• Data excerpts
----

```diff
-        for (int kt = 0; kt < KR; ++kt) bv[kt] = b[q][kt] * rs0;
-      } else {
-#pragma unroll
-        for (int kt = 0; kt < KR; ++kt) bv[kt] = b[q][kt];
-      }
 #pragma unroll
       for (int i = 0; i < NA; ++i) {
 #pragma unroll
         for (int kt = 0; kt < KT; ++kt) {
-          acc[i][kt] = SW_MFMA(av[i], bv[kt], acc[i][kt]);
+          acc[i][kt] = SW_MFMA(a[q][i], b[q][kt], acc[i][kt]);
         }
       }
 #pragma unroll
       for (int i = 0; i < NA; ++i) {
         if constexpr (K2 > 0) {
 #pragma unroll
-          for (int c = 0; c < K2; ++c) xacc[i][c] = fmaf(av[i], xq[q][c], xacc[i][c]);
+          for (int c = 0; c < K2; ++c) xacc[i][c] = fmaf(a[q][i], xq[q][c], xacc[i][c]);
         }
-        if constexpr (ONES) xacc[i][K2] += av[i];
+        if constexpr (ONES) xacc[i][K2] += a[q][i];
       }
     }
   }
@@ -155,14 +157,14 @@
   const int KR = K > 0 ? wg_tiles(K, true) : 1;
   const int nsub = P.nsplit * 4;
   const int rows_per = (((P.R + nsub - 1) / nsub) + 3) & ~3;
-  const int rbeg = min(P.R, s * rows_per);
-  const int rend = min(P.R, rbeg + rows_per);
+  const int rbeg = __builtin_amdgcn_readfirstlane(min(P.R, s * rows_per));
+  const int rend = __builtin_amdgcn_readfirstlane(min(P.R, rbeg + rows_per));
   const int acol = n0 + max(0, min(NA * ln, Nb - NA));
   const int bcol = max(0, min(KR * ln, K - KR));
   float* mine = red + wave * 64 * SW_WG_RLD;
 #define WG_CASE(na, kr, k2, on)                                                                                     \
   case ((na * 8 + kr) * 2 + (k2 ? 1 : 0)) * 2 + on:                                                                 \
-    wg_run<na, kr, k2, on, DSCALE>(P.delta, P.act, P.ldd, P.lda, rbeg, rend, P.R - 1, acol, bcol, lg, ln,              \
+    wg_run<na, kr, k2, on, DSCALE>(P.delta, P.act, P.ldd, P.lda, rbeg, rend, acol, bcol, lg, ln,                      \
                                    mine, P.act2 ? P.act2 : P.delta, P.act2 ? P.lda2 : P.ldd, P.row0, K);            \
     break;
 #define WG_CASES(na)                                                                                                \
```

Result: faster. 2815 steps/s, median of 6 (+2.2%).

----

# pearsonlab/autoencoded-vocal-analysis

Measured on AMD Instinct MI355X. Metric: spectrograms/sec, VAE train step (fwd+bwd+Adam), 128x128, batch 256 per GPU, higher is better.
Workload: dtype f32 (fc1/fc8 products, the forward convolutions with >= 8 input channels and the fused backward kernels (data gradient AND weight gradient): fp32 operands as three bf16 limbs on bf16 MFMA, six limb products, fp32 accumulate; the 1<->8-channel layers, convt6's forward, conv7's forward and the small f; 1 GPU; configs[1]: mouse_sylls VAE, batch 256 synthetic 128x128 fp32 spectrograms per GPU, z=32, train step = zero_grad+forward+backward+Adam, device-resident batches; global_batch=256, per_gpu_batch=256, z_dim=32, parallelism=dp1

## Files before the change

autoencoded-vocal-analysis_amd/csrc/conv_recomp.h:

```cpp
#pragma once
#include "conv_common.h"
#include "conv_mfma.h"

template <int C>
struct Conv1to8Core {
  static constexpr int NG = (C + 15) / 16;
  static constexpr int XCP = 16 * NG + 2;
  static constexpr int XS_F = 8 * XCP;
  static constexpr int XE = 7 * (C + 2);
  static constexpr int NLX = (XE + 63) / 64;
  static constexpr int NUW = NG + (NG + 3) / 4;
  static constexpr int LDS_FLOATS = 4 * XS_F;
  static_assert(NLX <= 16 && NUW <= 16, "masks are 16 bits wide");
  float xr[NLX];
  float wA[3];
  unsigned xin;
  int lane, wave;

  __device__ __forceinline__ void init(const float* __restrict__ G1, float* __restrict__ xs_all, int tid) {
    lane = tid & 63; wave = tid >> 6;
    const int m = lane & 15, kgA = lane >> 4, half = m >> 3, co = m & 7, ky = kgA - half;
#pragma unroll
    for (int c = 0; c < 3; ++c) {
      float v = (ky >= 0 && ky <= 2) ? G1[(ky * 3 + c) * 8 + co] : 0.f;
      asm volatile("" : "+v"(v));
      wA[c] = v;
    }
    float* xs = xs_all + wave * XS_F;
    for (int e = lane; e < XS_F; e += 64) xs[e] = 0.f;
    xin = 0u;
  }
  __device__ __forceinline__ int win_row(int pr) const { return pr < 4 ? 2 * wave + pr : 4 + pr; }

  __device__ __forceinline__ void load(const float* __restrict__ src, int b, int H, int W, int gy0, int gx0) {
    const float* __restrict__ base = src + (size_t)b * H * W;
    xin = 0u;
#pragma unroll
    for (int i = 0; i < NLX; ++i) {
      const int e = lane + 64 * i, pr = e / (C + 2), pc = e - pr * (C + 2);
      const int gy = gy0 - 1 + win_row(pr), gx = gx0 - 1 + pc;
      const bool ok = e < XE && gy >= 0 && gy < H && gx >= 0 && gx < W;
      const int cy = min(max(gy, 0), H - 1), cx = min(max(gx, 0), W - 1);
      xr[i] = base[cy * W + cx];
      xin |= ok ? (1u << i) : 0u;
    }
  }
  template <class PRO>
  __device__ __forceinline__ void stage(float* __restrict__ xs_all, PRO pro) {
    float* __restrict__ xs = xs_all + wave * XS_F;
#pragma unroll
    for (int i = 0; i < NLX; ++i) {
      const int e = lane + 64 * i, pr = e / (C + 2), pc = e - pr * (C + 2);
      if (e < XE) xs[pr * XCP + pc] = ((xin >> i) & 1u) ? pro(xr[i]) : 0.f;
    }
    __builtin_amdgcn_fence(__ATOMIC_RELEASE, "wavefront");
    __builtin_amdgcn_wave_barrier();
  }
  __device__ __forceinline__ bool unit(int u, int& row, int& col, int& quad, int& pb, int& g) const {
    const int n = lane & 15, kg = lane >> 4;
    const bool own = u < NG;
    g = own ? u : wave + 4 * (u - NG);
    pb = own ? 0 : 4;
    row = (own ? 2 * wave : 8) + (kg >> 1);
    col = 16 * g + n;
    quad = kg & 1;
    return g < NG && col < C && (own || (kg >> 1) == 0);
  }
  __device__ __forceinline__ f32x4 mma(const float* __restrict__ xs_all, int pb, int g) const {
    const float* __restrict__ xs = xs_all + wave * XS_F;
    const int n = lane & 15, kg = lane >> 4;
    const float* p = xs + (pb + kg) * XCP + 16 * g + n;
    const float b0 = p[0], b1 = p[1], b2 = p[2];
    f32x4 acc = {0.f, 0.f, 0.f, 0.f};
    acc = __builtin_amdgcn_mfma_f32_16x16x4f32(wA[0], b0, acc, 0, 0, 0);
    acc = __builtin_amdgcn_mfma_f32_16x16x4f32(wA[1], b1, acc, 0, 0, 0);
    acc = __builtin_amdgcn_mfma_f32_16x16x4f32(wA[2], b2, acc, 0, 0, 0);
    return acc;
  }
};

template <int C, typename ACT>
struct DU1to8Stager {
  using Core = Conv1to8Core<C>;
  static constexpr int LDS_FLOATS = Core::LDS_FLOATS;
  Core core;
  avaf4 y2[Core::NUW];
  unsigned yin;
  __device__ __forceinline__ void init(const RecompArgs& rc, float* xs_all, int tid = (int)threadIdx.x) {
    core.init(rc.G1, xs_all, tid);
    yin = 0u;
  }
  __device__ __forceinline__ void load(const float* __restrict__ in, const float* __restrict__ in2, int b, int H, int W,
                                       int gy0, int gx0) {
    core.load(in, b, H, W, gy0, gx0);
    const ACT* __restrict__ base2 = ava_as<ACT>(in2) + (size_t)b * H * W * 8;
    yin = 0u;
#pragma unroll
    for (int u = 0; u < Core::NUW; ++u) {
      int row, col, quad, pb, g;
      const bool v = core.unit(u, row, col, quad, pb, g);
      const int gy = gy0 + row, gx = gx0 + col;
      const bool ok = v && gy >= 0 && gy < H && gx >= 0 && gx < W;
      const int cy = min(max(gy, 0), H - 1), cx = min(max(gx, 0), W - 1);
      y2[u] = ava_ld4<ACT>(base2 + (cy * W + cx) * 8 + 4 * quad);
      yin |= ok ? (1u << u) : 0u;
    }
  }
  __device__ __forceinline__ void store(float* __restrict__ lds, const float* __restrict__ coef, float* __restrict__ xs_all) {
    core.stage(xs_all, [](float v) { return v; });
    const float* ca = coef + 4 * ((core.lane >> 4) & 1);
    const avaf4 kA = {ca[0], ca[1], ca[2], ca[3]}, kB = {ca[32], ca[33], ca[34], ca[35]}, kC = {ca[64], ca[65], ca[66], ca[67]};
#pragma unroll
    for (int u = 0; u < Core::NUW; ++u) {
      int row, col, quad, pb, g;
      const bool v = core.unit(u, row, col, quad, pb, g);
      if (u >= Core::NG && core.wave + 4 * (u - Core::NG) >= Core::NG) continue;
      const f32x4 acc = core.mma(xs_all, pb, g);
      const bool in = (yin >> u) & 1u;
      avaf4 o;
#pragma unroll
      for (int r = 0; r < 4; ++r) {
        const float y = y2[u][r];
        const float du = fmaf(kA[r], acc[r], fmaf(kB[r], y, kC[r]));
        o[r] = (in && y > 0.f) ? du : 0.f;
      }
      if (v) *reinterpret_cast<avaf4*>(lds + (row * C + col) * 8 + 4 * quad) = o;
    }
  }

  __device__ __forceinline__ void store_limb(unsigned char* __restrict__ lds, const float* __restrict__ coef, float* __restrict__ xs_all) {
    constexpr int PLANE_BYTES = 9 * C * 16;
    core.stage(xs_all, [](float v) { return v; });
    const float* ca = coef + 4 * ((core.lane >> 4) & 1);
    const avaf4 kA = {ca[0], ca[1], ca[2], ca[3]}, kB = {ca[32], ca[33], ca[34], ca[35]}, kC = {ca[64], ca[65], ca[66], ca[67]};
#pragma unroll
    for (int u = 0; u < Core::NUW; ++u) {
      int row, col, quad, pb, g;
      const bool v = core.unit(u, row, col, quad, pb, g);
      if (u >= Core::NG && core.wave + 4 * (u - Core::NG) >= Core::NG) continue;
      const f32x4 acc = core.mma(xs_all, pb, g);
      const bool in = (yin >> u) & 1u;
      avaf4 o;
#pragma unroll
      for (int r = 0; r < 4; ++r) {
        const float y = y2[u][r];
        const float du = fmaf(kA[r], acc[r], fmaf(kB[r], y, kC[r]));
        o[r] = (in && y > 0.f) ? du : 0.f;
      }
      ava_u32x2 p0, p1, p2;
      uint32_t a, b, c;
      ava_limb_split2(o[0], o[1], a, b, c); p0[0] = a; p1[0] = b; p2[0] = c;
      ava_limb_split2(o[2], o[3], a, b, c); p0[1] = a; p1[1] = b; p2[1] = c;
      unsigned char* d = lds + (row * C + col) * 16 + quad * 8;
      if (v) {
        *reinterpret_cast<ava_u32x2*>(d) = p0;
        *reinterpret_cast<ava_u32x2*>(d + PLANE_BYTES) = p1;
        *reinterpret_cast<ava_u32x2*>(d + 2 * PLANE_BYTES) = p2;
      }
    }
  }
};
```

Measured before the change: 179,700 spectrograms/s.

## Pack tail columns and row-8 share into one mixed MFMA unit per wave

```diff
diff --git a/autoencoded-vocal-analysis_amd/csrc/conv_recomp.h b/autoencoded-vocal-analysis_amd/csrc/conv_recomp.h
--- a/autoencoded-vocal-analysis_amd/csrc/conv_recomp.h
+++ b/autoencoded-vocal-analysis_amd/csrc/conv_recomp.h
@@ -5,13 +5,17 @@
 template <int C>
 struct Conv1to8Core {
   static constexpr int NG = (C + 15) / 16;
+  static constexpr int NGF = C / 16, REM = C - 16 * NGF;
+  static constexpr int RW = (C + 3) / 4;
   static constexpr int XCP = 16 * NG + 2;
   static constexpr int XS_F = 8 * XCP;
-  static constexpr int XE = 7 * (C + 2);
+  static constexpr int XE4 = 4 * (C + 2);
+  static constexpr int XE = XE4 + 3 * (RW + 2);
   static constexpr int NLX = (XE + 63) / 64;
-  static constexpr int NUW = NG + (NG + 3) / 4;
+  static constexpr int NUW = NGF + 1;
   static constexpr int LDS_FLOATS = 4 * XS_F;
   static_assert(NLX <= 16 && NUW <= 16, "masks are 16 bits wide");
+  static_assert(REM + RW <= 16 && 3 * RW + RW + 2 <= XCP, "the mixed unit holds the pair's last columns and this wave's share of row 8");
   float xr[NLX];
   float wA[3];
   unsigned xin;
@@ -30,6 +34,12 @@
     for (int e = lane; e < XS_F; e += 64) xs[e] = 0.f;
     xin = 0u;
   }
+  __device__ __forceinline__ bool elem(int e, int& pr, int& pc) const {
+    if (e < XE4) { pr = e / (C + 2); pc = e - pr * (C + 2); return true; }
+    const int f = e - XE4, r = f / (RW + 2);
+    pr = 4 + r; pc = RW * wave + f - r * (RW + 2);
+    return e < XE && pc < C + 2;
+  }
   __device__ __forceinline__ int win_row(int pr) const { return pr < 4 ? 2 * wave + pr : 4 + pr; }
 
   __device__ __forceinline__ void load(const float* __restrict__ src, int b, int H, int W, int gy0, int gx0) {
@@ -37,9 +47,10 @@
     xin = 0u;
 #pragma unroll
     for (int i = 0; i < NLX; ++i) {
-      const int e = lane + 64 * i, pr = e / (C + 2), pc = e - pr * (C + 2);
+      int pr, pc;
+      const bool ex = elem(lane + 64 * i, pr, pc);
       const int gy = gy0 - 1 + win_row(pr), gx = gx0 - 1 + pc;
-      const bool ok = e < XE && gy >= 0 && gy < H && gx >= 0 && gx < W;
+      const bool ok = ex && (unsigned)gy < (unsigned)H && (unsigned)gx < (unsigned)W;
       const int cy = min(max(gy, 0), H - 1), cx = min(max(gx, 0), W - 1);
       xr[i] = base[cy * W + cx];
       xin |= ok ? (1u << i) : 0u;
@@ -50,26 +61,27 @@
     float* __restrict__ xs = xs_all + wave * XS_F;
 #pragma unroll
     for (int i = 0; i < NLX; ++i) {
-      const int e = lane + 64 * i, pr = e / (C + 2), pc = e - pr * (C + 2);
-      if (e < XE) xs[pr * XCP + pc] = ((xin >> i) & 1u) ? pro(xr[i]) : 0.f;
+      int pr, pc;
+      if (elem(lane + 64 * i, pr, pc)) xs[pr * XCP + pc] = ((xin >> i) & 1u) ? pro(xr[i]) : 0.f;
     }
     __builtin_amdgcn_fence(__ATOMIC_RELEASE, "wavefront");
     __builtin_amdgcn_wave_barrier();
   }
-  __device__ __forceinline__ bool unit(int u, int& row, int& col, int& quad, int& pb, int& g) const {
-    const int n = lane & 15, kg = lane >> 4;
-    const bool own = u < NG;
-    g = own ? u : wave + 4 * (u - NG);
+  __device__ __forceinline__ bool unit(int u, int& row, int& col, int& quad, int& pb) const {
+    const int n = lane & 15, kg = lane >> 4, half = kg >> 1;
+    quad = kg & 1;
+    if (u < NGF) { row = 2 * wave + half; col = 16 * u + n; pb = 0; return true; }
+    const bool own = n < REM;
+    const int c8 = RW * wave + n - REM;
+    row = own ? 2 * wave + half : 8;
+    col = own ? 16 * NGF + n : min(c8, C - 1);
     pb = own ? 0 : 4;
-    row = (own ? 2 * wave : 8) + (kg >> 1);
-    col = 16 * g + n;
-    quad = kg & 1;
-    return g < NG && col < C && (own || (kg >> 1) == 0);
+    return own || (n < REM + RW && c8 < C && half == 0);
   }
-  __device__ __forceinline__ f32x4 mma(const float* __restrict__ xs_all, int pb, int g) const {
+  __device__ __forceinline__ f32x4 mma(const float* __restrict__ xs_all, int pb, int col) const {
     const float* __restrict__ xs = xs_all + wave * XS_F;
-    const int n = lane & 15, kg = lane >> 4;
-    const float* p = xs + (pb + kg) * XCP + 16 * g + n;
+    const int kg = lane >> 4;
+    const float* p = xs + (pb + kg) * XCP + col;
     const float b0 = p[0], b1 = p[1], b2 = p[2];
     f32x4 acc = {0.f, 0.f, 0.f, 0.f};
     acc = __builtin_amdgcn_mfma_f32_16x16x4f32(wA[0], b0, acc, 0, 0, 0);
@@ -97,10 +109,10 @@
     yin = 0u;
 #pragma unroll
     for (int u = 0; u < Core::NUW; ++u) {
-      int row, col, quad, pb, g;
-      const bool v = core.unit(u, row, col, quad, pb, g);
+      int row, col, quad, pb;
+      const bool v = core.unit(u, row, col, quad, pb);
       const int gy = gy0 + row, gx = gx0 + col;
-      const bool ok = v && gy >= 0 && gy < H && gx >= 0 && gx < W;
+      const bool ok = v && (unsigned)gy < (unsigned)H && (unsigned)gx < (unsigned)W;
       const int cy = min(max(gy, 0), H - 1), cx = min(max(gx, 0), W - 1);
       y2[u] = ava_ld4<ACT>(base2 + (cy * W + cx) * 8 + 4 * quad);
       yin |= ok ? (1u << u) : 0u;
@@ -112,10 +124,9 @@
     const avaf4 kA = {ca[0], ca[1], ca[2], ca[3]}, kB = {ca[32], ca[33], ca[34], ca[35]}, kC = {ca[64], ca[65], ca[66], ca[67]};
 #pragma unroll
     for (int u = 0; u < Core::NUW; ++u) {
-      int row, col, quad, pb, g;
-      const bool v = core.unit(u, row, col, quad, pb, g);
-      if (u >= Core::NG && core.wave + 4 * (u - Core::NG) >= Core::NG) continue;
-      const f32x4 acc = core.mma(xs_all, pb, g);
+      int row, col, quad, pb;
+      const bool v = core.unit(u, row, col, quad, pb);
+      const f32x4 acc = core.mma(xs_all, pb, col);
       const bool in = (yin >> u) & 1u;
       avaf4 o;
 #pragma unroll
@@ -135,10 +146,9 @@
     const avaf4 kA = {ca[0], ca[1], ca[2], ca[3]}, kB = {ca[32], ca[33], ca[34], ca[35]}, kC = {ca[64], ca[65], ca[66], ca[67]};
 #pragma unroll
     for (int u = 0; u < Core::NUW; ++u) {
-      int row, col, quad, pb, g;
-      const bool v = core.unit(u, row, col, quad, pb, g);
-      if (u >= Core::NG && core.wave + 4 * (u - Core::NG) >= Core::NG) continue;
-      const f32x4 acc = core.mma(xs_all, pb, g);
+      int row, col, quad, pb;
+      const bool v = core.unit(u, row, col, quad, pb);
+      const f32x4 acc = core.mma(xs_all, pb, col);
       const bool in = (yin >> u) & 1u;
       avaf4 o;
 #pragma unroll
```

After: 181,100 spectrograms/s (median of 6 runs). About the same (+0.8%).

----

Find "include" in the preceding records. Copy each line that holds it.

#include "conv_common.h"
#include "conv_mfma.h"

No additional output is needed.